L'articolo 1 dei 10 emendamenti della costituzione del 1791 dice sempre in
senso negativo : " il congresso non potrà fare alcuna legge per il
riconoscimento di qualsiasi religione o per proibirne il libero culto o per
limitarne la libertà di parola o di stampa o il diritto dei cittadini di riunirsi in
forma associata". Mentre le nostre costituzioni o le costituzioni in generale dei
paesi europei garantiscono tutti questi diritti in positivo,quindi ad esempio, il
nostro articolo 19 della costituzione ci dice infatti che tutti sono uguali ,senza
distinzione, che tutti hanno il diritto di professare liberamente la propria fede,in
forma individuale o associata e quindi il diritto di riunirsi. Qui (negli articoli che
stiamo considerando, art.7 della costituzione americana del 1788 e
primo emendamento della costituzione del 1791) invece è detto al contrario,
ovvero che il congresso non potrà fare alcuna legge né per riconoscere una
religione né per proibirne il culto, quindi è proprio lo stato che fa un passo
indietro e afferma quasi la sua incompetenza religiosa nella forma più
ampia perché anche nell'articolo 7 della nostra costituzione si dice che lo stato
e la chiesa sono indipendenti e sovrani , ma lì è del tutto diverso il senso che
ha questa norma. Invece qui c'è proprio lo stato che dice che qualsiasi evento
che vada a intaccare quelle che sono le manifestazioni della fede religiosa
o l'attività religiosa, non può essere preso in considerazione in nessun modo
dallo stato , né per dare meriti, né per discriminare.
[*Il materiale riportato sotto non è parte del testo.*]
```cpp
#pragma unroll
    for (int mi = 0; mi < MI; ++mi)
#pragma unroll
      for (int ni = 0; ni < NI; ++ni)
#pragma unroll
        for (int e = 0; e < 4; ++e) acc[mi][ni][e] = 0.f;
    if (tid < BN) {
      const int k = tile_n * BN + tid;
      const bool kok = k < a.K;
      float* tab = smem + RING / 4;
      tab[tid] = kok ? 1.f / a.wscale[k] : 0.f;
      tab[BN + tid] = (kok && a.bias) ? a.bias[k] : 0.f;
      tab[2 * BN + tid] = (kok && a.slope) ? a.slope[k] : 1.f;
      tab[3 * BN + tid] = (kok && a.pscale) ? a.pscale[k] : 1.f;
      tab[4 * BN + tid] = (kok && a.pshift) ? a.pshift[k] : 0.f;
    }

    if constexpr (PINGPONG) {
      static_assert(NW == 8 && NSTAGE == 3, "ping-pong: eight waves, three stages");
      const bool half_b = wave >= NW / 2;
      f16x8 fal[MI], fah[MI], fbh[NI], fbl[NI];
      auto read_all = [&](int stage) {
        const float* Aw = smem + stage * (STAGE_B / 4) + a_frag;
        const float* Bw = smem + stage * (STAGE_B / 4) + b_frag;
#pragma unroll
        for (int mi = 0; mi < MI; ++mi) fal[mi] = *reinterpret_cast<const f16x8*>(Aw + mi * 16 * LDK + klo);
#pragma unroll
        for (int ni = 0; ni < NI; ++ni) fbh[ni] = *reinterpret_cast<const f16x8*>(Bw + ni * 16 * LDK + khi);
#pragma unroll
        for (int mi = 0; mi < MI; ++mi) fah[mi] = *reinterpret_cast<const f16x8*>(Aw + mi * 16 * LDK + khi);
#pragma unroll
        for (int ni = 0; ni < NI; ++ni) fbl[ni] = *reinterpret_cast<const f16x8*>(Bw + ni * 16 * LDK + klo);
      };
      auto mfma_all = [&]() {
        __builtin_amdgcn_s_setprio(2);
#pragma unroll
        for (int mi = 0; mi < MI; ++mi) {
#pragma unroll
          for (int ni = 0; ni < NI; ++ni) {
// ... 2 lines not shown
            acc[mi][ni] = __builtin_amdgcn_mfma_f32_16x16x32_f16(fbl[ni], fah[mi], acc[mi][ni], 0, 0, 0);
          }
          DLIP_FENCE();
        }
        __builtin_amdgcn_s_setprio(0);
      };
      int st_iss = (PF > 1 && kn > 1) ? 2 % NSTAGE : 1 % NSTAGE;
      auto load_phase = [&](int s) {
        read_all(s % NSTAGE);
        DLIP_FENCE();
        if (s + 2 < kn) {
          advance();
          issue_a(st_iss); issue_b(st_iss);
          st_iss = st_iss + 1 == NSTAGE ? 0 : st_iss + 1;
        }
        DLIP_FENCE();
        asm volatile("s_waitcnt lgkmcnt(0)" ::: "memory");
        DLIP_FENCE();
      };
      auto wait_next = [&](int s) {
        if (s + 1 < kn) { if (s + 2 < kn) wait_vmcnt<NL>(); else wait_vmcnt<0>(); }
      };
      DLIP_STAMP(2);
      if (PF > 1 && kn > 1) wait_vmcnt<NL>(); else wait_vmcnt<0>();
      __builtin_amdgcn_s_barrier();
      DLIP_STAMP(3);
      if (!half_b) {
        for (int s = 0; s < kn; ++s) {
          const int kt = s;
          (void)kt;
          DLIP_SSTAMP(0);
          load_phase(s);
          DLIP_SSTAMP(1);
          __builtin_amdgcn_s_barrier();
          DLIP_SSTAMP(2);
          mfma_all();
          DLIP_SSTAMP(3);
          DLIP_SSTAMP(4);
          __builtin_amdgcn_s_barrier();
          DLIP_SSTAMP(5);
          wait_next(s);
          DLIP_SSTAMP(6);
        }
      } else {
        __builtin_amdgcn_s_barrier();
        for (int s = 0; s < kn; ++s) {
          const int kt = s;
// ... 63 lines not shown
        mfma_p(0, 0, MI); DLIP_FENCE();
        DLIP_SSTAMP(2);
        if (moreP && !early) { advance(); issue_a(st_iss); } DLIP_FENCE();
        mfma_p(1, 0, MH); DLIP_FENCE();
        if (moreP && !early) { issue_b(st_iss); st_iss = st_iss + 1 == NSTAGE ? 0 : st_iss + 1; } DLIP_FENCE();
        if (MH < MI) mfma_p(1, MH, MI);
        DLIP_FENCE();
        mfma_p(2, 0, MH); DLIP_FENCE();
        DLIP_SSTAMP(3);
        if (more1) {
          if (PF > 1 && (kt + 2) < kn) wait_vmcnt<NL>(); else wait_vmcnt<0>();
          DLIP_SSTAMP(4);
          __builtin_amdgcn_s_barrier();
          DLIP_SSTAMP(5);
          read_first(st_nxt);
        }
        DLIP_FENCE();
        if (MH < MI) mfma_p(2, MH, MI);
        DLIP_FENCE();
        DLIP_SSTAMP(6);
        st_cur = st_nxt;
      }
    }
#undef DLIP_FENCE
    DLIP_STAMP(4);

    int tid_e = tid;
    asm volatile("" : "+v"(tid_e));
    const int lane_e = tid_e & 63, lrow_e = tid_e & (FR - 1), half_e = (tid_e & 63) / FR;

    int grp_e = grp_i;
    if constexpr (GROUPED) {
      grp_e = __builtin_amdgcn_readfirstlane(grp_e);
      asm volatile("" : "+s"(grp_e));
    }
    const ConvGroup& ge = sk_group(sk, grp_e);
    const int tile_nk = GROUPED ? ge.nk : a.nk;

    bool finish = true;
    if (kn != tile_nk) {
      constexpr int SLAB = BM * BN;
      volatile int* bcast = reinterpret_cast<volatile int*>(smem);
      const long long t0 = GROUPED ? (long long)tile_n * sk_group_slices(sk) + ge.it0 + (long long)tile * ge.nk : (long long)tile * a.nk;
      const int P = (!GROUPED && a.n_inner == 2) ? a.tiles_n : 1, lane_n = P > 1 ? tile_n : 0;
      const int gv = P > 1 ? g / P : g, Gv = P > 1 ? sk.G / P : sk.G;
      const long long itv = P > 1 ? sk.iters / P : sk.iters;
      const int tile_id = GROUPED ? tile_n * sk_group_tiles(sk) + ge.tile0 + tile : P > 1 ? tile * P + lane_n : tile;
      const int gf = (int)(((t0 + 1) * Gv - 1) / itv);
      const int gl = (int)(((t0 + tile_nk) * Gv - 1) / itv);
      const int others = gl - gf;
      bool l2_local = false;
      if (sk.l2_local && sk.il_tiles == 0 && q8 > 0) {
        const int big = r8 * (q8 + 1);
        const int pf = gf * P + lane_n, pl = gl * P + lane_n;
        const int xf = pf < big ? pf / (q8 + 1) : r8 + (pf - big) / q8, xl = pl < big ? pl / (q8 + 1) : r8 + (pl - big) / q8;
        l2_local = xf == xl;
      }
      if (sk.reduce_later) {
        const __amdgpu_buffer_rsrc_t sr = dlip_make_rsrc(sk.slabs + (size_t)(2 * g) * SLAB, SLAB * 4);
#pragma unroll
        for (int mi = 0; mi < MI; ++mi)
#pragma unroll
          for (int ni = 0; ni < NI; ++ni)
            __builtin_amdgcn_raw_buffer_store_b128(__builtin_bit_cast(u32x4, acc[mi][ni]), sr, ((mi * NI + ni) * NT + tid_e) * 16, 0, 0);
        finish = false;
// ... 38 lines not shown
            const __amdgpu_buffer_rsrc_t pr = dlip_make_rsrc(sk.slabs + (size_t)(2 * (p * P + lane_n) + (pb < t0 ? 1 : 0)) * SLAB, SLAB * 4);
            f32x4 v[NI];
#pragma unroll
            for (int ni = 0; ni < NI; ++ni) {
              v[ni] = acc[mi][ni];
              if (p != gv) {
                if (l2_local) v[ni] = __builtin_bit_cast(f32x4, __builtin_amdgcn_raw_buffer_load_b128(pr, ((mi * NI + ni) * NT + tid_e) * 16, 0, 1));
                else v[ni] = __builtin_bit_cast(f32x4, __builtin_amdgcn_raw_buffer_load_b128(pr, ((mi * NI + ni) * NT + tid_e) * 16, 0, 16));
              }
            }
#pragma unroll
            for (int ni = 0; ni < NI; ++ni)
#pragma unroll
              for (int c = 0; c < 4; ++c) t[ni][c] = p == gf ? v[ni][c] : t[ni][c] + v[ni][c];
            __builtin_amdgcn_sched_barrier(0);
          }
#pragma unroll
          for (int ni = 0; ni < NI; ++ni) acc[mi][ni] = t[ni];
        }
      }
      }
    }

    if (finish) {
      typedef _Float16 h4 __attribute__((ext_vector_type(4)));
      constexpr int PITCH = BN * 4;
      constexpr int CPR = BN / 4;
      constexpr int EPASS = (BM * PITCH + RING - 1) / RING;
      constexpr int PROWS = BM / EPASS;
      static_assert(BM % EPASS == 0 && PROWS % WM == 0 && PROWS * PITCH <= RING, "epilogue bands are whole wave rows");
      static_assert((PROWS * PITCH) % (NW * 1024) == 0, "a band is a whole number of DMA pieces per wave");
      static_assert(EPI != 2 || EPASS == 1, "the pooled epilogue reduces one whole-tile image");
      constexpr int RES_PIECES = PROWS * PITCH / 1024 / NW;
      constexpr int RPQ = 1024 / PITCH;
      const u32x4 rrw = make_rsrc_words(a.res, a.res ? a.r_bytes : 0u);
      const __amdgpu_buffer_rsrc_t yr = dlip_make_rsrc(a.y, a.y_bytes);
      const int kcol0 = tile_n * BN;
      char* img = reinterpret_cast<char*>(smem);
      const f32x4* tab = reinterpret_cast<const f32x4*>(smem + RING / 4);
      const bool post = a.pscale != nullptr;
      const int rows_e = GROUPED ? ge.M : a.M;
      auto out_row = [&](int m) -> int {
        if constexpr (GROUPED) {
          const int mc = m < ge.M ? m : ge.M - 1;
          const int n = dlip_div(mc, ge.div_howo);
          const int rem = mc - n * ge.HoWo;
// ... 142 lines not shown
              if (a.wg_R > 0) {
                if (m < a.M && kfirst < a.K) {
                  const int ci = dlip_div(m, a.div_howo), rem = m - ci * a.HoWo, rr = dlip_div(rem, a.div_wo), ss = rem - rr * a.Wo;
                  if (rr < a.wg_R && ss < a.wg_S) {
                    const int RS = a.wg_R * a.wg_S, crs = (a.M / a.HoWo) * RS;
                    float* dst = a.y + (size_t)kfirst * crs + ci * RS + rr * a.wg_S + ss;
#pragma unroll
                    for (int j = 0; j < 4; ++j) dst[(size_t)j * crs] = __uint_as_float(v[j]);
                  }
                }
                continue;
              }
            }
            const uint32_t off = (m < rows_e && kfirst < a.K) ? (uint32_t)((out_row(m) * a.ldy + kcol0) * 4 + c * 16) : DLIP_OOB_OFFSET;
            __builtin_amdgcn_raw_buffer_store_b128(v, yr, (int)off, 0, 0);
          }
        }
        if (ep + 1 < EPASS) __syncthreads();
      }
      if constexpr (OSPLIT) dlip_report_range(amax, a.status);
    }
    DLIP_LAB_SEGMENT_END_STAMPS();
    it += kn;
  }
  dlip_span_exit(sk.span);
  DLIP_LAB_WG_END_STAMPS();
}

template <int BM, int BN, int WAVES_M, int WAVES_N>
__global__ __launch_bounds__(256) void slab_reduce_kernel(const ConvArgs a, const float* __restrict__ slabs, int parts) {
  constexpr int NT = 64 * WAVES_M * WAVES_N, WM = BM / WAVES_M, WN = BN / WAVES_N, FR = 16;
  constexpr int MI = WM / FR, NI = WN / FR, QUADS = MI * NI * NT;
  const int q = blockIdx.x * 256 + threadIdx.x;
  if (q >= QUADS) return;
  const int tile = blockIdx.y;
  const f32x4* src = reinterpret_cast<const f32x4*>(slabs) + (size_t)2 * tile * parts * QUADS + q;
  f32x4 t = src[0];
#pragma unroll 8
  for (int p = 1; p < parts; ++p) {
    const f32x4 v = src[(size_t)2 * p * QUADS];
#pragma unroll
    for (int c = 0; c < 4; ++c) t[c] = t[c] + v[c];
  }
  const int tid = q % NT, blk = q / NT, ni = blk % NI, mi = blk / NI;
  const int wave = tid >> 6, wm = wave / WAVES_N, wn = wave % WAVES_N, lrow = tid & (FR - 1), half = (tid & 63) / FR;
  const int tiles_m = (a.M + BM - 1) / BM;
  int tile_n = tile / tiles_m, tile_m = tile - tile_n * tiles_m;
// ... 133 lines not shown
      const long long gt = (M + BM - 1) / BM;
      tiles += gt;
      slices += gt * g.nk;
      t.useful += g.ntaps * g.HoWo;
      if (slices > 0x3FFFFFFFll) return false;
    }
  for (int i = t.n; i < kMaxGroups; ++i) {
    t.g[i] = ConvGroup{};
    t.g[i].it0 = t.g[i].tile0 = 0x7FFFFFFF;
    t.g[i].nk = t.g[i].ntaps = t.g[i].S = t.g[i].M = t.g[i].HoWo = t.g[i].Wo = 1;
  }
  t.slices = (int)slices;
  t.tiles = (int)tiles;
  return true;
}

constexpr double kGroupedMinZeroShare = 0.15;
constexpr int kGroupedMinSlices = 64;
inline bool grouped_by_rule(const ConvArgs& a, const ConvGroups& gt) {
  return (double)gt.useful <= (1.0 - kGroupedMinZeroShare) * a.R * a.S * a.HoWo && a.nk - a.nk2 >= kGroupedMinSlices;
}
long long g_grouped_launches = 0;

template <int BM, int BN, int WAVES_M, int WAVES_N, int NSTAGE, int OCC, int EPI, bool DUAL, int VAR = 0, bool GROUPED = false>
int launch_one(const ConvArgs& a, hipStream_t st, const ConvGroups* groups = nullptr) {
  if constexpr (!GROUPED && BM == 256 && BN == 128 && NSTAGE == 3 && VAR == 0 && EPI != 2) {
    const int mode = dlip_dbg_value[DLIP_DBG_GROUPED];
    if (mode != 0 && dlip_dbg_value[DLIP_DBG_NINNER] <= 0) {
      ConvGroups gt;
      if (conv_groups(a, BM, &gt) && (mode > 0 || grouped_by_rule(a, gt)))
        return launch_one<BM, BN, WAVES_M, WAVES_N, NSTAGE, OCC, EPI, DUAL, VAR, true>(a, st, &gt);
    }
  }
  ConvArgs b = a;
  const int tiles_m = (a.M + BM - 1) / BM;
  b.tiles_n = (a.K + BN - 1) / BN;
  const long long tiles = GROUPED ? (long long)groups->tiles * b.tiles_n : (long long)tiles_m * b.tiles_n;
  const double nk_mean = GROUPED ? (double)groups->slices / groups->tiles : (double)a.nk;
  if (tiles <= 0 || tiles > 0x7FFFFFFFll) return DLIP_EINVAL;
  if (EPI == 2 && a.pool_group < BM) return DLIP_EINVAL;
  constexpr size_t lds = (size_t)NSTAGE * (BM + BN) * ROWB + 5 * BN * sizeof(float);
  constexpr int threads = 64 * WAVES_M * WAVES_N;
  static_assert(lds <= 160 * 1024, "LDS ring exceeds a CU");
  auto kern = conv_igemm_f16x3_dma_kernel<BM, BN, WAVES_M, WAVES_N, EPI, NSTAGE, OCC, DUAL, VAR, GROUPED>;
  int dev = 0;
  if (hipGetDevice(&dev) != hipSuccess) return DLIP_EINVAL;
  static KernelSlots ks;
  const int sl = kernel_slots(ks, dev, kern, threads, lds);
  if (sl <= 0) return DLIP_EINVAL;

  typename StreamKOf<GROUPED>::type sk;
  sk.iters = GROUPED ? (long long)groups->slices * b.tiles_n : tiles * a.nk;
  if constexpr (GROUPED) sk.grp = *groups;
  sk.slabs = nullptr;
  sk.counters = nullptr;
  long long G = tiles;
  const int balanced = dlip_dbg_value[DLIP_DBG_STREAMK] < 0 ? 1 : dlip_dbg_value[DLIP_DBG_STREAMK];
  if (balanced && tiles <= kMaxSplitTiles) {
    const double tile_us = 2.0 * BM * BN * 32.0 * nk_mean / (kSlotFlops * (WAVES_M * WAVES_N / 4.0) * 1e-6);
    const double plain_us = (double)((tiles + sl - 1) / sl) * tile_us;
    long long Gb = sl;
    if (sk.iters < 16 * Gb) Gb = sk.iters / 16 > 0 ? sk.iters / 16 : 1;
    const long long max_parts = a.nk >= 16384 ? 4 * kMaxPartsPerTile : a.nk >= 4096 ? 2 * kMaxPartsPerTile : kMaxPartsPerTile;
    const bool reduce_ok = !GROUPED && EPI == 0 && !DUAL && a.res == nullptr && a.nk >= 256 && tiles <= 64 && dlip_dbg_value[DLIP_DBG_STREAMK] != 4;
    if (Gb > tiles * max_parts && !reduce_ok) Gb = tiles * max_parts;
    const double bal_us = (double)sk.iters / Gb / nk_mean * tile_us + kHandoffUs * (BM * BN / 16384.0);
    const bool short_full = a.nk <= 16 && tiles >= sl;
// ... 120 lines not shown
extern "C" int dlip_conv_grouped_query(const int32_t* geom, int64_t* out) {
  DLIP_CHECK_ARG(geom != nullptr && out != nullptr);
  for (int i = 0; i < 12; ++i) DLIP_CHECK_ARG(geom[i] > 0 || ((i == 8 || i == 9) && geom[i] == 0));
  ConvArgs a = {};
  const int N = geom[0];
  a.H = geom[1]; a.W = geom[2]; a.C = geom[3]; a.R = geom[4]; a.S = geom[5];
  a.sh = geom[6]; a.sw = geom[7]; a.ph = geom[8]; a.pw = geom[9]; a.dh = geom[10]; a.dw = geom[11];
  a.nk2 = geom[12];
  const int Ho = (a.H + 2 * a.ph - a.dh * (a.R - 1) - 1) / a.sh + 1, Wo = (a.W + 2 * a.pw - a.dw * (a.S - 1) - 1) / a.sw + 1;
  DLIP_CHECK_ARG(Ho > 0 && Wo > 0 && a.nk2 >= 0);
  a.Wo = Wo; a.HoWo = Ho * Wo; a.M = N * a.HoWo;
  a.cchunks = (a.C + BK - 1) / BK; a.Cw = a.cchunks * BK;
  a.nk = a.R * a.S * a.cchunks + a.nk2;
  ConvGroups gt = {};
  const bool legal = a.R * a.S <= 32 && conv_groups(a, 256, &gt);
  out[0] = legal ? 1 : 0;
  out[1] = legal && grouped_by_rule(a, gt) ? 1 : 0;
  out[2] = gt.n; out[3] = gt.slices; out[4] = gt.tiles; out[5] = gt.useful;
  out[6] = (int64_t)a.R * a.S * a.HoWo;
  out[7] = g_grouped_launches;
  return DLIP_OK;
}

extern "C" int64_t dlip_conv_workspace_bytes(void) {
  int dev = 0, cus = 0;
  if (hipGetDevice(&dev) != hipSuccess || hipDeviceGetAttribute(&cus, hipDeviceAttributeMultiprocessorCount, dev) != hipSuccess)
    return -1;
  return (int64_t)kMaxSplitTiles * 4 + (int64_t)2 * cus * 160 * 256 * 4;
}

extern "C" int dlip_conv_set_workspace(void* ptr, int64_t bytes, dlip_stream_t stream) {
  hipStream_t st = static_cast<hipStream_t>(stream);
  int dev = 0;
  if (hipGetDevice(&dev) != hipSuccess) return DLIP_EINVAL;
  std::lock_guard<std::mutex> lock(ws_mutex());
  Workspace& w = ws_table()[{dev, st}];
  if (ptr == nullptr) {
    if (w.external) w = Workspace();
    return DLIP_OK;
  }
  DLIP_CHECK_ARG((reinterpret_cast<uintptr_t>(ptr) & 15) == 0 && bytes >= (int64_t)kMaxSplitTiles * 4 + 16);
  if (!w.external && (w.slabs || w.counters)) {
    if (hipStreamSynchronize(st) != hipSuccess) return DLIP_EINVAL;
    if (w.slabs) (void)hipFree(w.slabs);
    if (w.counters) (void)hipFree(w.counters);
  }
// ... 8 lines not shown
```

include/deeplip_hip.h:

```cpp
#ifndef DEEPLIP_HIP_H
#define DEEPLIP_HIP_H

#include <stdint.h>

#ifdef __cplusplus
extern "C" {
#endif

#define DLIP_ABI_VERSION 67
#define DLIP_HOST
#define DLIP_LIFT_BCAST 2048
#define DLIP_LIFT_WORDS 4098

#define DLIP_OK 0
#define DLIP_EINVAL (-1)
#define DLIP_ERANGE (-2)

typedef void* dlip_stream_t;
typedef void* dlip_plan_t;

int dlip_abi_version(void);
const char* dlip_source_sha(void);
const char* dlip_error_string(int code);
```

In realtà noi vedremo che questo è cosi però fino a un certo punto perché
anche in America vi è in realtà una religiosità diffusa e questo noi lo vediamo
nella prassi dei tribunali quando si inizia un processo, si parla sempre in
generale nel nome di Gesù, della Bibbia, della chiesa oppure anche ai testimoni
ad esempio viene fatto giurare nel nome della Bibbia, però essendoci fede
diverse ci si rivolge a un Dio che può essere di tutti. Come possiamo ben
capire, da questo punto di vista lo stato non è proprio separatista, nel senso
che lo stato riconosce anche in qualche modo e da una maggiore enfasi
all'elemento religioso, ma non fa le distinzioni tra una religione e un'altra.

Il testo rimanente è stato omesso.